Interestingly, you’ll need a second comparison function for performing lookups. The comparison function you’ll use for sorting will take two pair objects, but lookups are performed given only a key value. The comparison function for lookups, then, must take an object of the key type (the value being searched for) and a pair (one of the pairs stored in the vector)—two different types.
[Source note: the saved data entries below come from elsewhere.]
diff --git a/egg_fluid_simulation_amd/csrc/eggsim_packed.hip b/egg_fluid_simulation_amd/csrc/eggsim_packed.hip
--- a/egg_fluid_simulation_amd/csrc/eggsim_packed.hip
+++ b/egg_fluid_simulation_amd/csrc/eggsim_packed.hip
@@ -1,4 +1,5 @@
 #include <hip/hip_runtime.h>
+#include <type_traits>
 #include "eggsim_device.h"
 
 #include "eggsim_tile.h"
@@ -1087,13 +1088,18 @@
     egg_v2d *a, *c, *d;
     egg_v2u *q;
     volatile egg_lds_u32 *produced, *consumed;
+    egg_lds_u32 *lane_of, *written, *taken, *freelist;
 };
-__device__ __forceinline__ PkRing pk_ring_at(unsigned char *base, uint32_t *produced, uint32_t *consumed) {
+__device__ __forceinline__ PkRing pk_ring_at(unsigned char *base, uint32_t *produced, uint32_t *consumed, int np) {
     PkRing r;
     r.a = (egg_v2d *)base;
     r.c = r.a + EGG_PK_RING * 64;
     r.d = r.c + EGG_PK_RING * 64;
     r.q = (egg_v2u *)(r.d + EGG_PK_RING * 64);
+    r.lane_of = (egg_lds_u32 *)(base + EGG_PK_RING_BYTES);
+    r.written = r.lane_of + egg_align16((size_t)(np + 64) * 4) / 4;
+    r.taken = r.written + egg_align16((size_t)(np + 64) * 4) / 4;
+    r.freelist = r.taken + 128;
     r.produced = (volatile egg_lds_u32 *)produced;
     r.consumed = (volatile egg_lds_u32 *)consumed;
     return r;
@@ -1106,13 +1112,18 @@
     if (nch <= 0) return;
     const int nch_pad = (nch + 7) & ~7;
     const int4 gg = ((const int4 *)A.grp_geo)[g];
-    const int p0 = __builtin_amdgcn_readfirstlane(gg.z);
+    const int p0 = __builtin_amdgcn_readfirstlane(gg.z), np = __builtin_amdgcn_readfirstlane(gg.w);
     egg_lds_v2d *const lp = (egg_lds_v2d *)smem;
     const double2 *gwr = (const double2 *)A.pk_wr + p0;
     const uint32_t *sorted = A.sorted + (size_t)g * A.sort_cap;
     typedef const __attribute__((address_space(4))) uint32_t egg_const_u32;
     egg_const_u32 *kchunks = (egg_const_u32 *)(uintptr_t)(A.chunks + (size_t)g * A.chunk_cap);
     const double overlap = A.overlap_factor, compliance = A.collision_compliance;
+    for (int i = lane; i < np + 64; i += 64) {
+        ring.lane_of[i] = 0u;
+        ring.written[i] = 0u;
+    }
+    ring.taken[lane] = 0u;
     auto load_desc = [&](int c) -> uint32_t { return kchunks[min(c, nch - 1)]; };
     auto load_rec = [&](int c, uint32_t desc) -> uint32_t {
         const uint32_t start = desc & 0x3FFFFFFu, cnt = (c < nch) ? (desc >> 26) + 1u : 0u;
@@ -1151,9 +1162,25 @@
             rc.y = overlap * (a.y + b.y);
             rd.x = divisor;
             rd.y = rc.y * rc.y;
+            const uint32_t ia = r0 & 0x7FFFu, ib = (r0 >> 16) & 0x7FFFu;
+            const bool hp = (r0 >> 31) != 0;
+            const uint32_t lo = ring.lane_of[ia], wra = ring.written[ia], wrb = ring.written[ib];
+            const bool inherit = hp && (lo >> 6) == (uint32_t)(k + 1);
+            ring.taken[inherit ? (lo & 63u) : 64u + (uint32_t)lane] = (uint32_t)(k + 1);
+            const bool unsafe = hp && (wrb == (uint32_t)(k + 1) || (!inherit && wra == (uint32_t)(k + 1)));
+            const uint64_t free_lanes = __ballot(ring.taken[lane] != (uint32_t)(k + 1));
+            const uint32_t free_rank = __builtin_amdgcn_mbcnt_hi((uint32_t)(free_lanes >> 32), __builtin_amdgcn_mbcnt_lo((uint32_t)free_lanes, 0u));
+            ring.freelist[((free_lanes >> lane) & 1ull) ? free_rank : 64u + (uint32_t)lane] = (uint32_t)lane;
+            const uint64_t fresh = ~__ballot(inherit);
+            const uint32_t fresh_rank = __builtin_amdgcn_mbcnt_hi((uint32_t)(fresh >> 32), __builtin_amdgcn_mbcnt_lo((uint32_t)fresh, 0u));
+            const uint32_t target = inherit ? (lo & 63u) : ring.freelist[fresh_rank];
+            const uint32_t early_safe = __ballot(unsafe) == 0ull ? 8u : 0u;
+            ring.lane_of[hp ? ia : (uint32_t)(np + lane)] = ((uint32_t)(k + 2) << 6) | target;
+            ring.written[hp ? ia : (uint32_t)(np + lane)] = (uint32_t)(k + 2);
+            ring.written[hp ? ib : (uint32_t)(np + lane)] = (uint32_t)(k + 2);
             egg_v2u rq;
-            rq.x = (uint32_t)(uintptr_t)(lp + (r0 & 0x7FFFu)) | (r0 >> 31) | ((r0 >> 14) & 2u);
-            rq.y = (uint32_t)(uintptr_t)(lp + ((r0 >> 16) & 0x7FFFu));
+            rq.x = (uint32_t)(uintptr_t)(lp + ia) | (r0 >> 31) | ((r0 >> 14) & 2u) | (inherit ? 4u : 0u) | early_safe;
+            rq.y = (uint32_t)(uintptr_t)(lp + ib);
             if (k >= room) {
                 for (;;) {
                     room = (int)__builtin_amdgcn_readfirstlane(*ring.consumed) + EGG_PK_RING;
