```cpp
template <int CG>
__global__ __launch_bounds__(256, 2) void posconv_wgrad_kernel(const PwParams p) {
  using G_ = PwGeom<CG>;
  constexpr int CB = G_::CB, TW = G_::TW, TT = G_::TT, CPR = G_::CPR;
  constexpr int XP = (G_::XR + 7) / 8, YP = PW_RB / 8;
  constexpr int XROWS = 8 * XP;
  constexpr int BUF = (XROWS + PW_RB) * 128;
  extern __shared__ __attribute__((aligned(16))) char img[];
  const int lane = threadIdx.x & 63, wave = __builtin_amdgcn_readfirstlane(threadIdx.x >> 6);
  const int tb = blockIdx.x, grp = blockIdx.y, split = blockIdx.z;
  const long per_split = ((p.rows + PW_RB - 1) / PW_RB + PW_SPLIT - 1) / PW_SPLIT * PW_RB;
  const long r_lo = (long)split * per_split, r_hi = min(p.rows, r_lo + per_split);
  const uint32_t ext = (uint32_t)(p.rows_per_group * CG * 2);
  const __amdgpu_buffer_rsrc_t xr = __builtin_amdgcn_make_buffer_rsrc((void*)(p.x + (long)grp * p.rows_per_group * CG), 0, (int)ext, 0x00020000);
  const __amdgpu_buffer_rsrc_t yr = __builtin_amdgcn_make_buffer_rsrc((void*)(p.dy + (long)grp * p.rows_per_group * CG), 0, (int)ext, 0x00020000);
  typedef __attribute__((address_space(3))) void lds_void_;
  uint32_t src_off[2];
#pragma unroll
  for (int par = 0; par < 2; ++par) {
    const int r = 8 * par + (lane >> 3), s16 = lane & 7;
    const int ch = 2 * ((s16 >> 1) ^ pw_swz(r)) + (s16 & 1);
    src_off[par] = ch < CPR ? (uint32_t)(((lane >> 3) * CG + ch * 8) * 2) : 0x80000000u;
  }
  auto stage = [&](char* buf, long rb) {
    const long x0 = rb + (long)tb * TT, y0 = (long)p.lead + rb;
#pragma unroll
    for (int i = 0; i < (XP + YP + 3) / 4; ++i) {
      const int pc = wave + 4 * i;
      if (pc < XP + YP) {
        const bool is_x = pc < XP;
        const int ip = is_x ? pc : pc - XP;
        const long row0 = (is_x ? x0 : y0) + 8 * ip;
        const uint32_t so = src_off[ip & 1];
        const uint32_t o = so == 0x80000000u ? so : (uint32_t)(row0 * CG * 2) + so;
        __builtin_amdgcn_raw_ptr_buffer_load_lds(is_x ? xr : yr, (lds_void_*)(buf + (is_x ? 0 : XROWS * 128) + ip * 1024), 16, o, 0, 0, 0);
      }
    }
  };
  const int g4 = lane >> 4, q4 = (lane >> 2) & 3, p4 = lane & 3;
  typedef __attribute__((address_space(3))) char lds_char;
  const uint32_t img_a = (uint32_t)(uintptr_t)(lds_char*)img;
  uint32_t xrow[TW][2], xsw[TW][2], yrow[2], ysw[2];
#pragma unroll
  for (int hi = 0; hi < 2; ++hi) {
    const int kr = 8 * g4 + q4 + 4 * hi;
    yrow[hi] = img_a + (XROWS + kr) * 128 + 8 * p4;
    ysw[hi] = pw_swz(kr) << 5;
#pragma unroll
    for (int tw = 0; tw < TW; ++tw) {
      const int row = kr + wave * TW + tw;
      xrow[tw][hi] = img_a + row * 128 + 8 * p4;
// ... 106 lines not shown
    if (!attr48) {
      SSAK_HIP(hipFuncSetAttribute((const void*)posconv_wgrad_kernel<48>, hipFuncAttributeMaxDynamicSharedMemorySize, (int)lds));
      attr48 = true;
    }
    posconv_wgrad_kernel<48><<<dim3(K / PwGeom<48>::TT, G, PW_SPLIT), 256, lds, st>>>(p);
  } else {
    SSAK_REQUIRE(K % PwGeom<64>::TT == 0, "posconv_wgrad_direct: K must be a multiple of %d", PwGeom<64>::TT);
    constexpr size_t lds = 2 * (size_t)((PwGeom<64>::XR + 7) / 8 * 8 + PW_RB) * 128;
    static bool attr64 = false;
    if (!attr64) {
      SSAK_HIP(hipFuncSetAttribute((const void*)posconv_wgrad_kernel<64>, hipFuncAttributeMaxDynamicSharedMemorySize, (int)lds));
      attr64 = true;
    }
    posconv_wgrad_kernel<64><<<dim3(K / PwGeom<64>::TT, G, PW_SPLIT), 256, lds, st>>>(p);
  }
  SSAK_LAUNCH_CHECK();
  const long n4 = (long)H * K * cg / 4;
  posconv_wgrad_sum_kernel<<<(int)std::min<long>(2048, (n4 + 255) / 256), 256, 0, st>>>(scratch, dwf, n4);
  SSAK_LAUNCH_CHECK();
  return SSAK_OK;
}

namespace {
struct PcDebugWs {
  size_t x, dy, frag, scratch, total;
  long rows_per_group;
};
bool pc_debug_geometry(int B, int F, int H, int G, int K) {
  return B > 0 && F > 0 && k_posconv_direct_supported(H, G, K) && K % (H / G == 48 ? PwGeom<48>::TT : PwGeom<64>::TT) == 0 &&
         (long)B * F < (1L << 30);
}
PcDebugWs pc_debug_ws(int B, int F, int H, int G, int K) {
  auto up = [](size_t n) { return (n + 255) / 256 * 256; };
  PcDebugWs w;
  w.rows_per_group = K / 2 + (long)B * (F + K) + K;
  const size_t packed = up((size_t)G * w.rows_per_group * (H / G) * sizeof(bf16));
  w.x = 0;
  w.dy = packed;
  w.frag = 2 * packed;
  w.scratch = w.frag + up((size_t)H * K * (H / G) * sizeof(bf16));
  w.total = w.scratch + up(k_posconv_wgrad_scratch_floats(H, G, K) * sizeof(float));
  return w;
}
}

extern "C" size_t ssak_debug_posconv_workspace_bytes(int B, int F, int H, int G, int K) {
  return pc_debug_geometry(B, F, H, G, K) ? pc_debug_ws(B, F, H, G, K).total : 0;
}

extern "C" int ssak_debug_posconv_direct(const void* h, const void* w, const float* bias, void* out, void* pre, int B, int F, int H, int G,
                                         int K, int row0, int gelu, void* workspace, size_t workspace_bytes, void* stream) {
  SSAK_REQUIRE(h && w && out && workspace, "debug_posconv_direct: null pointer");
  SSAK_REQUIRE(pc_debug_geometry(B, F, H, G, K), "debug_posconv_direct: B=%d F=%d H=%d G=%d K=%d not built", B, F, H, G, K);
  SSAK_REQUIRE(row0 >= 0 && row0 <= 1, "debug_posconv_direct: row0=%d (0 forward, 1 input gradient)", row0);
  const PcDebugWs ws = pc_debug_ws(B, F, H, G, K);
  SSAK_REQUIRE(workspace_bytes >= ws.total, "debug_posconv_direct: workspace too small");
  const hipStream_t st = (hipStream_t)stream;
  char* base = (char*)workspace;
  bf16* px = (bf16*)(base + ws.x);
  bf16* frag = (bf16*)(base + ws.frag);
  int rc = k_posconv_pack_t<bf16>((const bf16*)h, px, B, F, H, G, K, st);
  if (rc != SSAK_OK) return rc;
  rc = k_posconv_frag_weights((const bf16*)w, frag, H, G, K, st);
  if (rc != SSAK_OK) return rc;
  return k_posconv_direct(px, ws.rows_per_group, row0, frag, bias, (bf16*)out, (bf16*)pre, B, F, H, G, K, gelu != 0, st);
}

extern "C" int ssak_debug_posconv_wgrad(const void* h, const void* dpre, float* dwf, int B, int F, int H, int G, int K, void* workspace,
                                        size_t workspace_bytes, void* stream) {
  SSAK_REQUIRE(h && dpre && dwf && workspace, "debug_posconv_wgrad: null pointer");
  SSAK_REQUIRE(pc_debug_geometry(B, F, H, G, K), "debug_posconv_wgrad: B=%d F=%d H=%d G=%d K=%d not built", B, F, H, G, K);
  const PcDebugWs ws = pc_debug_ws(B, F, H, G, K);
  SSAK_REQUIRE(workspace_bytes >= ws.total, "debug_posconv_wgrad: workspace too small");
  const hipStream_t st = (hipStream_t)stream;
  char* base = (char*)workspace;
  bf16* px = (bf16*)(base + ws.x);
  bf16* pdy = (bf16*)(base + ws.dy);
  int rc = k_posconv_pack_t<bf16>((const bf16*)h, px, B, F, H, G, K, st);
  if (rc != SSAK_OK) return rc;
  rc = k_posconv_pack_t<bf16>((const bf16*)dpre, pdy, B, F, H, G, K, st);
  if (rc != SSAK_OK) return rc;
  return k_posconv_wgrad_direct(px, pdy, ws.rows_per_group, (long)B * (F + K), K / 2, dwf, (float*)(base + ws.scratch), H, G, K, st);
}
```

ssak_amd/csrc/w2v2_engine.hip:

```cpp
#include <algorithm>
#include <string>
#include <vector>
#include <string.h>

#include "kernels.h"
#include "wgrad_schedule.h"

namespace {

struct PInfo {
  std::string name;
  std::vector<long> shape;
  long offset = 0, numel = 0;
  int region = 0;
};

struct LayerP {
  long wqkv, bqkv, wo, bo, ln1w, ln1b, w1, b1, w2, b2, ln2w, ln2b;
  long ad_nw = 0, ad_nb = 0, ad_w1 = 0, ad_b1 = 0, ad_w2 = 0, ad_b2 = 0;
};

inline long align_up(long x, long a) { return (x + a - 1) / a * a; }

struct Carver {
  size_t off = 0;
  size_t take(size_t bytes) {
    const size_t o = off;
    off = (size_t)align_up((long)(off + bytes), 256);
    return o;
  }
};

struct LayerBuf {
  size_t qkv, P, Pd, ctx, r1, x1, f1pre, f1, r2, st;
  size_t lse;
};

struct Plan {
  int B = 0, T = 0, F = 0, M = 0, Fp = 0, training = 0;
  int Tl[8] = {0};
  long pg_rows = 0;
  size_t bufA, bufB, feat, stats0, ln0, st0, h0, pgx, pc_pre, pc, h1, stE, tmpH, S, xf, flens;
  std::vector<size_t> x;
  std::vector<LayerBuf> lb;
  size_t dlog, dA, dB, dY, dC, dI, dqkv, dSb, pgdy, dwf, slab, dln0, scratchH, lnpart, redring, redring_floats;
  size_t dY1 = 0, dYb[WGRAD_SETS] = {0}, dIb[WGRAD_SETS] = {0}, dqkvb[WGRAD_SETS] = {0}, dY1b[WGRAD_SETS] = {0};
  int Tin = 0, RS1 = 0, RS2 = 0;
  bool fused_attn = false;
  size_t delta = 0;
  bool fe_train = false;
  size_t act[8] = {0}, cpre[8] = {0}, fe_dp = 0, fe_da = 0, fe_db = 0, fe_dxcol = 0, fe_slab = 0, fe_dwr = 0, fe_c0 = 0;
  size_t fe_st[8] = {0};
  size_t melcl, h1pad, pre1, wpre2, we, dpre2pad, dxcol, dpre1pad, dwr;
  size_t slab_bytes = 0;
  size_t total = 0;
};

}
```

As an additional twist, you can’t know whether the key value or the pair will be passed as the first argument, so you really need two comparison functions for lookups: one where the key value is passed first and one where the pair is passed first.
Here’s an example of how to put all the pieces together:
typedef pair<string, int> Data; // type held in the "map"
// in this example
class DataCompare { // class for comparison
public: // functions
bool operator()(const Data& lhs, // comparison func
const Data& rhs) const // for sorting
{
return keyLess(lhs.first, rhs.first); // keyLess is below
}
bool operator()(const Data& lhs, // comparison func
const Data::first_type& k) const // for lookups
{ // (form 1)
return keyLess(lhs.first, k);
}
bool operator()(const Data::first_type& k, // comparison func
const Data& rhs) const // for lookups
{ // (form 2)
return keyLess(k, rhs.first);
}
private:
bool keyLess(const Data::first_type& k1, // the "real"
const Data::first_type& k2) const // comparison
{ // function
return k1 < k2;
}
};
In this example, we assume that our sorted vector will be emulating a map<string, int>. The code is pretty much a literal translation of the discussion above, except for the presence of the member function keyLess. That function exists to ensure consistency among the various operator() functions. Each such function simply compares two key values, so rather than duplicate the logic, we put the test inside keyLess and have the operator() functions return whatever keyLess does. This admirable act of software engineering enhances the maintainability of DataCompare, but there is a minor drawback. Its provision for operator() functions with different parameter types renders the resulting function objects unadaptable (see Item 40). Oh well.
Using a sorted vector as a map is essentially the same as using it as a set. The only major difference is the need to use DataCompare objects as comparison functions:
vector<Data> vd; // alternative to
// map<string, int>
... // Setup phase: lots of
// insertions, few lookups
sort(vd.begin(), vd.end(), DataCompare()); // end of Setup phase. Simu-
// lated maps must avoid
// dupes; simulated multimaps
// might use stable_sort
string s; // object for value to look up
... // start Lookup phase
if (binary_search(vd.begin(), vd.end(), s,
DataCompare())) ... // lookup via binary_search
vector<Data>::iterator i =
lower_bound(vd.begin(), vd.end(), s,
DataCompare()); // lookup via lower_bound;
if (i != vd.end() && !DataCompare()(s, *i))... // again, see Item 19 for info
// on the
// "!DataCompare()(s, *i)" test
pair<vector<Data>::iterator,
vector<Data>::iterator> range =
equal_range(vd.begin(), vd.end(), s,
DataCompare()); // lookup via equal_range
if (range.first != range.second) ...
... // end Lookup phase, start
// Reorganize phase
sort(vd.begin(), vd.end(), DataCompare()); // begin new Lookup phase...
As you can see, once you’ve written DataCompare, things pretty much fall into place. And once in place, they’ll often run faster and use less memory than the corresponding design using a real map as long as your program uses the data structure in the phased manner described on page 101. If your program doesn’t operate on the data structure in a phased manner, use of a sorted vector instead of a standard associative container will almost certainly end up wasting time.